## EXERCISE GOAL
The lines below that include "scale" are to be found and copied.

***** GIVEN DATA *****

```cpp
constexpr unsigned kOor = 0x80000000u;
template <int ROWS, bool KC, int NCH, bool VEC>
struct X3Src {
  const float* g;
  int ld, row0, rows_total, kend;
  __amdgpu_buffer_rsrc_t rs;
  unsigned base;
  unsigned rb[NCH];
  int kc;
  unsigned step8;
  __device__ __forceinline__ void init(const float* g_, int ld_, int row0_, int rows_total_, int kbeg, int kend_, int tid) {
    g = g_; ld = ld_; row0 = row0_; rows_total = rows_total_; kend = kend_;
    if (VEC) {
      rs = __builtin_amdgcn_make_buffer_rsrc((void*)g, 0, 0x7FFFFFF0, 0x00020000);
      if (KC) {
        kc = (tid & 7) * 4;
#pragma unroll
        for (int i = 0; i < NCH; ++i) {
          const int r = row0 + (tid >> 3) + 32 * i;
          rb[i] = r < rows_total ? (unsigned)(((long)r * ld + kc) * 4) : kOor;
        }
      } else {
        constexpr int CPR = ROWS / 4;
        const int r = row0 + (tid % CPR) * 4;
        const long rec = ((long)(kend - 1) * ld + min(ld, (rows_total + 3) & ~3)) * 4;
        rs = __builtin_amdgcn_make_buffer_rsrc((void*)g, 0, (int)rec, 0x00020000);
        base = r < rows_total ? (unsigned)(((long)(kbeg + tid / CPR) * ld + r) * 4) : kOor;
        step8 = (unsigned)((256 / CPR) * ld * 4);
      }
    }
  }
  __device__ __forceinline__ void load(int k0, int tid, float4 (&out)[NCH]) {
    if (VEC) {
      typedef __attribute__((ext_vector_type(4))) unsigned u4;
      if (KC) {
        const unsigned past = (unsigned)((kend - 1 - (k0 + kc)) >> 31) & kOor;
#pragma unroll
        for (int i = 0; i < NCH; ++i) {
          const unsigned o = (rb[i] + (unsigned)k0 * 4u) | past;
          const u4 v = __builtin_amdgcn_raw_buffer_load_b128(rs, (int)o, 0, 0);
          out[i] = make_float4(__uint_as_float(v.x), __uint_as_float(v.y), __uint_as_float(v.z), __uint_as_float(v.w));
        }
      } else if constexpr (256 % (ROWS / 4) == 0) {
#pragma unroll
        for (int i = 0; i < NCH; ++i) {
          const u4 v = __builtin_amdgcn_raw_buffer_load_b128(rs, (int)(base + (unsigned)i * step8), 0, 0);
          out[i] = make_float4(__uint_as_float(v.x), __uint_as_float(v.y), __uint_as_float(v.z), __uint_as_float(v.w));
        }
        base += (unsigned)(32 * ld * 4);
      } else {
        constexpr int CPR = ROWS / 4;
#pragma unroll
        for (int i = 0; i < NCH; ++i) {
          const int q = tid + 256 * i, r = row0 + (q % CPR) * 4;
          const unsigned o = r < rows_total ? (unsigned)(((long)(k0 + q / CPR) * ld + r) * 4) : kOor;
          const u4 v = __builtin_amdgcn_raw_buffer_load_b128(rs, (int)o, 0, 0);
          out[i] = make_float4(__uint_as_float(v.x), __uint_as_float(v.y), __uint_as_float(v.z), __uint_as_float(v.w));
        }
      }
    } else {
      x3_load_tile<ROWS, KC, NCH, false>(g, ld, row0, rows_total, k0, kend, tid, out);
    }
  }
  __device__ __forceinline__ void mask(int k0, int tid, float4 (&v)[NCH]) {
    if (!VEC) x3_mask_tile<ROWS, KC, NCH, false>(row0, rows_total, k0, kend, tid, v);
  }
};

template <int BM, bool A_KC, bool B_KC, int BN, bool VEC>
__device__ __forceinline__ void x3_mainloop_v(const float* __restrict__ A, const float* __restrict__ B, int M, int N, int lda,
                                            int ldb, int m0, int n0, int kbeg, int kend, unsigned char* smem,
                                            f32x4_t (&acc)[BN / 32][BM / 32]) {
  constexpr int BKx = 32;
  constexpr int TM = BM / 32, TN = BN / 32;
  constexpr int ACH = BM * BKx / 4 / 256, BCH = BN * BKx / 4 / 256;
  constexpr int ABYTES = X3Tile<BM, A_KC>::BYTES, BBYTES = X3Tile<BN, B_KC>::BYTES;
  unsigned char* Ah = smem;
  unsigned char* Al = Ah + 2 * ABYTES;
  unsigned char* Bh = Al + 2 * ABYTES;
  unsigned char* Bl = Bh + 2 * BBYTES;
  const int tid = threadIdx.x, lane = tid & 63, wave = tid >> 6;
  const int wm = wave >> 1, wn = wave & 1;
#pragma unroll
  for (int i = 0; i < TN; ++i)
#pragma unroll
    for (int j = 0; j < TM; ++j) acc[i][j] = (f32x4_t){0.f, 0.f, 0.f, 0.f};
  float4 ar[2][ACH], br[2][BCH];
  const int nk = ((kend - kbeg + BKx - 1) / BKx + 1) & ~1;
  X3Src<BM, A_KC, ACH, VEC> sa;
  X3Src<BN, B_KC, BCH, VEC> sb;
  sa.init(A, lda, m0, M, kbeg, kend, tid);
  sb.init(B, ldb, n0, N, kbeg, kend, tid);
  sa.load(kbeg, tid, ar[0]);
  sb.load(kbeg, tid, br[0]);
  sa.load(kbeg + BKx, tid, ar[1]);
  sb.load(kbeg + BKx, tid, br[1]);
  sa.mask(kbeg, tid, ar[0]);
  sb.mask(kbeg, tid, br[0]);
  x3_store_tile<BM, A_KC, ACH>(Ah, Al, tid, ar[0]);
  x3_store_tile<BN, B_KC, BCH>(Bh, Bl, tid, br[0]);
  __syncthreads();
  auto step = [&](const int kt, auto par) {
    constexpr int P = decltype(par)::value;
    sa.load(kbeg + (kt + 2) * BKx, tid, ar[P]);
    sb.load(kbeg + (kt + 2) * BKx, tid, br[P]);
    bf16x8_t bh[TN], bl[TN], ah[TM], al[TM];
#pragma unroll
    for (int i = 0; i < TN; ++i) {
      bh[i] = x3_frag<BN, B_KC>(Bh + P * BBYTES, wn * (BN / 2) + i * 16, lane);
      bl[i] = x3_frag<BN, B_KC>(Bl + P * BBYTES, wn * (BN / 2) + i * 16, lane);
    }
#pragma unroll
    for (int j = 0; j < TM; ++j) {
      ah[j] = x3_frag<BM, A_KC>(Ah + P * ABYTES, wm * (BM / 2) + j * 16, lane);
      al[j] = x3_frag<BM, A_KC>(Al + P * ABYTES, wm * (BM / 2) + j * 16, lane);
    }
#pragma unroll
    for (int i = 0; i < TN; ++i)
#pragma unroll
      for (int j = 0; j < TM; ++j) {
        acc[i][j] = __builtin_amdgcn_mfma_f32_16x16x32_bf16(bl[i], ah[j], acc[i][j], 0, 0, 0);
        acc[i][j] = __builtin_amdgcn_mfma_f32_16x16x32_bf16(bh[i], al[j], acc[i][j], 0, 0, 0);
        acc[i][j] = __builtin_amdgcn_mfma_f32_16x16x32_bf16(bh[i], ah[j], acc[i][j], 0, 0, 0);
      }
    sa.mask(kbeg + (kt + 1) * BKx, tid, ar[P ^ 1]);
    sb.mask(kbeg + (kt + 1) * BKx, tid, br[P ^ 1]);
    x3_store_tile<BM, A_KC, ACH>(Ah + (P ^ 1) * ABYTES, Al + (P ^ 1) * ABYTES, tid, ar[P ^ 1]);
    x3_store_tile<BN, B_KC, BCH>(Bh + (P ^ 1) * BBYTES, Bl + (P ^ 1) * BBYTES, tid, br[P ^ 1]);
#ifdef COMIC_X3_SCHED
    __builtin_amdgcn_sched_group_barrier(0x020, ACH + BCH, 0);
    __builtin_amdgcn_sched_group_barrier(0x100, 64, 0);
#pragma unroll
    for (int r = 0; r < TM * TN; ++r) {
      __builtin_amdgcn_sched_group_barrier(0x008, 3, 0);
      __builtin_amdgcn_sched_group_barrier(0x002, 9, 0);
      __builtin_amdgcn_sched_group_barrier(0x200, 1, 0);
    }
#endif
    __syncthreads();
  };
  for (int kt = 0; kt < nk; kt += 2) {
    step(kt, std::integral_constant<int, 0>());
    step(kt + 1, std::integral_constant<int, 1>());
  }
}

template <int BM, bool A_KC, bool B_KC, int BN>
__device__ __forceinline__ void x3_mainloop(const float* __restrict__ A, const float* __restrict__ B, int M, int N, int lda,
                                            int ldb, int m0, int n0, int kbeg, int kend, unsigned char* smem,
                                            f32x4_t (&acc)[BN / 32][BM / 32]) {
  const bool a_vec = (lda % 4 == 0) && (((uintptr_t)A & 15) == 0) && (!A_KC || kend % 4 == 0);
  const bool b_vec = (ldb % 4 == 0) && (((uintptr_t)B & 15) == 0) && (!B_KC || kend % 4 == 0);
  if (a_vec && b_vec) x3_mainloop_v<BM, A_KC, B_KC, BN, true>(A, B, M, N, lda, ldb, m0, n0, kbeg, kend, smem, acc);
  else x3_mainloop_v<BM, A_KC, B_KC, BN, false>(A, B, M, N, lda, ldb, m0, n0, kbeg, kend, smem, acc);
}

template <int ROWS, bool KC>
struct X3TilePc {
  static constexpr int KSTR = 2 * ROWS + 32;
  static constexpr int BYTES = KC ? ROWS * 64 : 32 * KSTR;
};
__device__ __forceinline__ int x3_swz(int row) { return (0x6C >> (((row >> 2) & 3) * 2)) & 3; }

template <int ROWS, bool KC, int NCH, bool TIGHT = false>
__device__ __forceinline__ void x3pc_store_tile(unsigned char* hi_base, unsigned char* lo_base, int tid,
                                                const float4 (&in)[NCH]) {
  using T = X3TilePc<ROWS, KC>;
#pragma unroll
  for (int i = 0; i < NCH; ++i) {
    if (TIGHT) __builtin_amdgcn_sched_barrier(0);
    const int q = tid + 256 * i;
    uint32_t h0, l0, h1, l1;
    split_bf16x2(in[i].x, in[i].y, h0, l0);
    split_bf16x2(in[i].z, in[i].w, h1, l1);
    int off;
    if (KC) {
      const int row = q >> 3, c = q & 7;
      off = row * 64 + (((c & 3) ^ x3_swz(row)) * 2 + (c >> 2)) * 8;
    } else {
      constexpr int CPR = ROWS / 4;
      const int kk = q / CPR, row = (q % CPR) * 4;
      off = kk * T::KSTR + row * 2;
    }
    *(uint2*)(hi_base + off) = make_uint2(h0, h1);
    *(uint2*)(lo_base + off) = make_uint2(l0, l1);
  }
}
template <int ROWS, bool KC>
__device__ __forceinline__ bf16x8_t x3pc_frag(const unsigned char* base, int row16, int lane) {
  using T = X3TilePc<ROWS, KC>;
  if (KC) {
    const int row = row16 + (lane & 15);
    const uint4 v = *(const uint4*)(base + row * 64 + (((lane >> 4) ^ x3_swz(row)) * 16));
    return __builtin_bit_cast(bf16x8_t, v);
  } else {
    const int g = lane >> 4, q = (lane >> 2) & 3, pp = lane & 3;
    const unsigned char* p = base + (4 * g + q) * T::KSTR + (row16 + 4 * pp) * 2;
    const uint32_t a0 = (uint32_t)(uintptr_t)((__attribute__((address_space(3))) const unsigned char*)p);
    const x3_s16x4_t lo = __builtin_amdgcn_ds_read_tr16_b64_v4i16((__attribute__((address_space(3))) x3_s16x4_t*)(uintptr_t)a0);
    const x3_s16x4_t hi =
        __builtin_amdgcn_ds_read_tr16_b64_v4i16((__attribute__((address_space(3))) x3_s16x4_t*)(uintptr_t)(a0 + 16 * T::KSTR));
    const x3_s16x8_t v = {lo[0], lo[1], lo[2], lo[3], hi[0], hi[1], hi[2], hi[3]};
    return __builtin_bit_cast(bf16x8_t, v);
  }
}

template <bool A_KC, bool B_KC, int DEPTH>
__device__ __forceinline__ void x3_mainloop_pc(const float* __restrict__ A, const float* __restrict__ B, int M, int N, int lda,
                                               int ldb, int m0, int n0, int kbeg, int kend, unsigned char* smem,
                                               f32x4_t (&acc)[4][4]) {
  static_assert(DEPTH == 2 || DEPTH == 4, "register sets of the producers");
  constexpr int BM = 128, BN = 128, BKx = 32, NCH = 4;
  constexpr int ABYTES = X3TilePc<BM, A_KC>::BYTES, BBYTES = X3TilePc<BN, B_KC>::BYTES;
  constexpr int STAGE = 2 * (ABYTES + BBYTES);
  const int tid = threadIdx.x, lane = tid & 63;
  const int wave = __builtin_amdgcn_readfirstlane(tid >> 6);
  const int nk = ((kend - kbeg + BKx - 1) / BKx + DEPTH - 1) & ~(DEPTH - 1);
  if (wave >= 4) {
    const int pt = tid - 256;
    X3Src<BM, A_KC, NCH, true> sa;
    X3Src<BN, B_KC, NCH, true> sb;
    sa.init(A, lda, m0, M, kbeg, kend, pt);
    sb.init(B, ldb, n0, N, kbeg, kend, pt);
    float4 ar[DEPTH][NCH], br[DEPTH][NCH];
#pragma unroll
    for (int s = 0; s < DEPTH; ++s) {
      sa.load(kbeg + s * BKx, pt, ar[s]);
      sb.load(kbeg + s * BKx, pt, br[s]);
    }
    auto put = [&](int stage, const float4 (&a)[NCH], const float4 (&b)[NCH]) {
      unsigned char* st = smem + stage * STAGE;
      x3pc_store_tile<BM, A_KC, NCH, DEPTH == 2>(st, st + ABYTES, pt, a);
      x3pc_store_tile<BN, B_KC, NCH, DEPTH == 2>(st + 2 * ABYTES, st + 2 * ABYTES + BBYTES, pt, b);
      if (DEPTH == 2) __builtin_amdgcn_sched_barrier(0);
    };
    put(0, ar[0], br[0]);
    sa.load(kbeg + DEPTH * BKx, pt, ar[0]);
    sb.load(kbeg + DEPTH * BKx, pt, br[0]);
    __syncthreads();
    auto step = [&](int kt, auto s_) {
      constexpr int S = decltype(s_)::value;
      put(S & 1, ar[S], br[S]);
      sa.load(kbeg + (kt + 1 + DEPTH) * BKx, pt, ar[S]);
      sb.load(kbeg + (kt + 1 + DEPTH) * BKx, pt, br[S]);
      __syncthreads();
    };
    for (int kt = 0; kt < nk; kt += DEPTH) {
      if constexpr (DEPTH == 4) {
        step(kt, std::integral_constant<int, 1>());
        step(kt + 1, std::integral_constant<int, 2>());
        step(kt + 2, std::integral_constant<int, 3>());
        step(kt + 3, std::integral_constant<int, 0>());
      } else {
        step(kt, std::integral_constant<int, 1>());
        step(kt + 1, std::integral_constant<int, 0>());
      }
    }
  } else {
    const int wm = wave >> 1, wn = wave & 1;
#pragma unroll
    for (int i = 0; i < 4; ++i)
#pragma unroll
      for (int j = 0; j < 4; ++j) acc[i][j] = (f32x4_t){0.f, 0.f, 0.f, 0.f};
    __syncthreads();
    auto step = [&](auto p_) {
      constexpr int P = decltype(p_)::value;
      const unsigned char* st = smem + P * STAGE;
      bf16x8_t ah[4], al[4];
#pragma unroll
      for (int j = 0; j < 4; ++j) {
        ah[j] = x3pc_frag<BM, A_KC>(st, wm * 64 + j * 16, lane);
        al[j] = x3pc_frag<BM, A_KC>(st + ABYTES, wm * 64 + j * 16, lane);
      }
      if constexpr (DEPTH == 4) {
        bf16x8_t bh[4], bl[4];
#pragma unroll
        for (int i = 0; i < 4; ++i) {
          bh[i] = x3pc_frag<BN, B_KC>(st + 2 * ABYTES, wn * 64 + i * 16, lane);
          bl[i] = x3pc_frag<BN, B_KC>(st + 2 * ABYTES + BBYTES, wn * 64 + i * 16, lane);
        }
#pragma unroll
        for (int i = 0; i < 4; ++i)
#pragma unroll
          for (int j = 0; j < 4; ++j) {
            acc[i][j] = __builtin_amdgcn_mfma_f32_16x16x32_bf16(bl[i], ah[j], acc[i][j], 0, 0, 0);
            acc[i][j] = __builtin_amdgcn_mfma_f32_16x16x32_bf16(bh[i], al[j], acc[i][j], 0, 0, 0);
            acc[i][j] = __builtin_amdgcn_mfma_f32_16x16x32_bf16(bh[i], ah[j], acc[i][j], 0, 0, 0);
          }
      } else {
        bf16x8_t bh[2], bl[2];
        bh[0] = x3pc_frag<BN, B_KC>(st + 2 * ABYTES, wn * 64, lane);
        bl[0] = x3pc_frag<BN, B_KC>(st + 2 * ABYTES + BBYTES, wn * 64, lane);
#pragma unroll
        for (int i = 0; i < 4; ++i) {
          if (i < 3) {
            bh[(i + 1) & 1] = x3pc_frag<BN, B_KC>(st + 2 * ABYTES, wn * 64 + (i + 1) * 16, lane);
            bl[(i + 1) & 1] = x3pc_frag<BN, B_KC>(st + 2 * ABYTES + BBYTES, wn * 64 + (i + 1) * 16, lane);
          }
#pragma unroll
          for (int j = 0; j < 4; ++j) {
            acc[i][j] = __builtin_amdgcn_mfma_f32_16x16x32_bf16(bl[i & 1], ah[j], acc[i][j], 0, 0, 0);
            acc[i][j] = __builtin_amdgcn_mfma_f32_16x16x32_bf16(bh[i & 1], al[j], acc[i][j], 0, 0, 0);
            acc[i][j] = __builtin_amdgcn_mfma_f32_16x16x32_bf16(bh[i & 1], ah[j], acc[i][j], 0, 0, 0);
          }
          __builtin_amdgcn_sched_barrier(0);
        }
      }
      __syncthreads();
    };
    for (int kt = 0; kt < nk; kt += 2) {
      step(std::integral_constant<int, 0>());
      step(std::integral_constant<int, 1>());
    }
  }
}

}
```

### include/comic_hip.h

```cpp
#ifndef COMIC_HIP_H_
#define COMIC_HIP_H_

#include <stddef.h>
#include <stdint.h>

#ifdef __cplusplus
extern "C" {
#endif

#define COMIC_F32 0
#define COMIC_BF16 1
#define COMIC_F16 2
#define COMIC_ABI_VERSION 1
#define COMIC_CONV_TILES 61
#define COMIC_WS_TILE 54
#define COMIC_IMG_TILE 55
#define COMIC_CHAIN_TILE 62

const char* comic_last_error(void);
int comic_abi_version(void);
int comic_device_count(void);


int comic_pack_conv_weights(const float* w_hwio, void* w_packed, int kh, int kw, int cin, int cout,
                            int dtype, void* stream);

int comic_fold_bn(const float* beta, const float* mean, const float* var, float eps, float* scale,
                  float* shift, int c, void* stream);

typedef struct comic_cnn_op {
  int32_t kind;
  int32_t src, dst;
  int32_t src_coff, dst_coff;
  int32_t H, W, Cin, Cout, KH, KW, SH, SW, PT, PL, Ho, Wo;
  int32_t weight;
  int32_t relu;
  int32_t out_f32;
  int32_t src_f32;
  int32_t lane;
  int32_t tile;
  int32_t group;
  int32_t flags;
  int32_t min_lds;
} comic_cnn_op;
#define COMIC_OP_RAW 1
#define COMIC_OP_POOLED_SRC 2

#define COMIC_OP_X3 4
#define COMIC_OP_CHAIN_LINK 8
#define COMIC_OP_CHAIN_KEEP 16

typedef struct comic_conv_weight {
  const void* w;
  const float* scale;
  const float* shift;
  const void* w_frag;
} comic_conv_weight;

int comic_cnn_forward(const comic_cnn_op* ops, int n_ops, void* const* buffers,
                      const int32_t* buf_channels, const comic_conv_weight* weights, int batch,
                      int dtype, void* stream);

int comic_cnn_pack_frag_weights(const void* w_plan, void* w_frag, const int64_t* table_dev, int n_weights,
                                int64_t total_elems, void* stream);

long comic_cnn_group_args_bytes(const comic_cnn_op* ops, int n_ops);
int comic_cnn_build_group_args(const comic_cnn_op* ops, int n_ops, void* const* buffers,
                               const int32_t* buf_channels, const comic_conv_weight* weights,
                               int batch, void* host_out);
int comic_cnn_forward_grouped(const comic_cnn_op* ops, int n_ops, void* const* buffers,
                              const int32_t* buf_channels, const comic_conv_weight* weights,
                              int batch, int dtype, const void* group_args_dev, void* stream);

typedef struct comic_image_desc {
  int64_t offset;
  int32_t in_h, in_w;
  int32_t flip, oy, ox;
  float sy, sx;
} comic_image_desc;
int comic_image_preprocess(const uint8_t* blob, const void* desc, int n, float* dst ,
                           int out_h, int out_w, int resize, void* stream);

int comic_jpeg_pixels(const int16_t* coef, const void* infos, int n, int max_blocks, int max_w, int max_h, uint8_t* planes,
                      uint8_t* pixels, void* stream);
int comic_jpeg_preprocess(const int16_t* coef, const void* infos, int n, int max_blocks, uint8_t* planes, const uint8_t* blob,
                          const void* desc, float* dst , int out_h, int out_w, int resize, void* stream);
int comic_jpeg_preprocess_packed(const uint16_t* packed, const void* infos, int n, int max_blocks, uint8_t* planes,
                                 const uint8_t* blob, const void* desc, float* dst , int out_h, int out_w,
                                 int resize, void* stream);
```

*****

## RESULT OF THIS TASK
int comic_fold_bn(const float* beta, const float* mean, const float* var, float eps, float* scale,
  const float* scale;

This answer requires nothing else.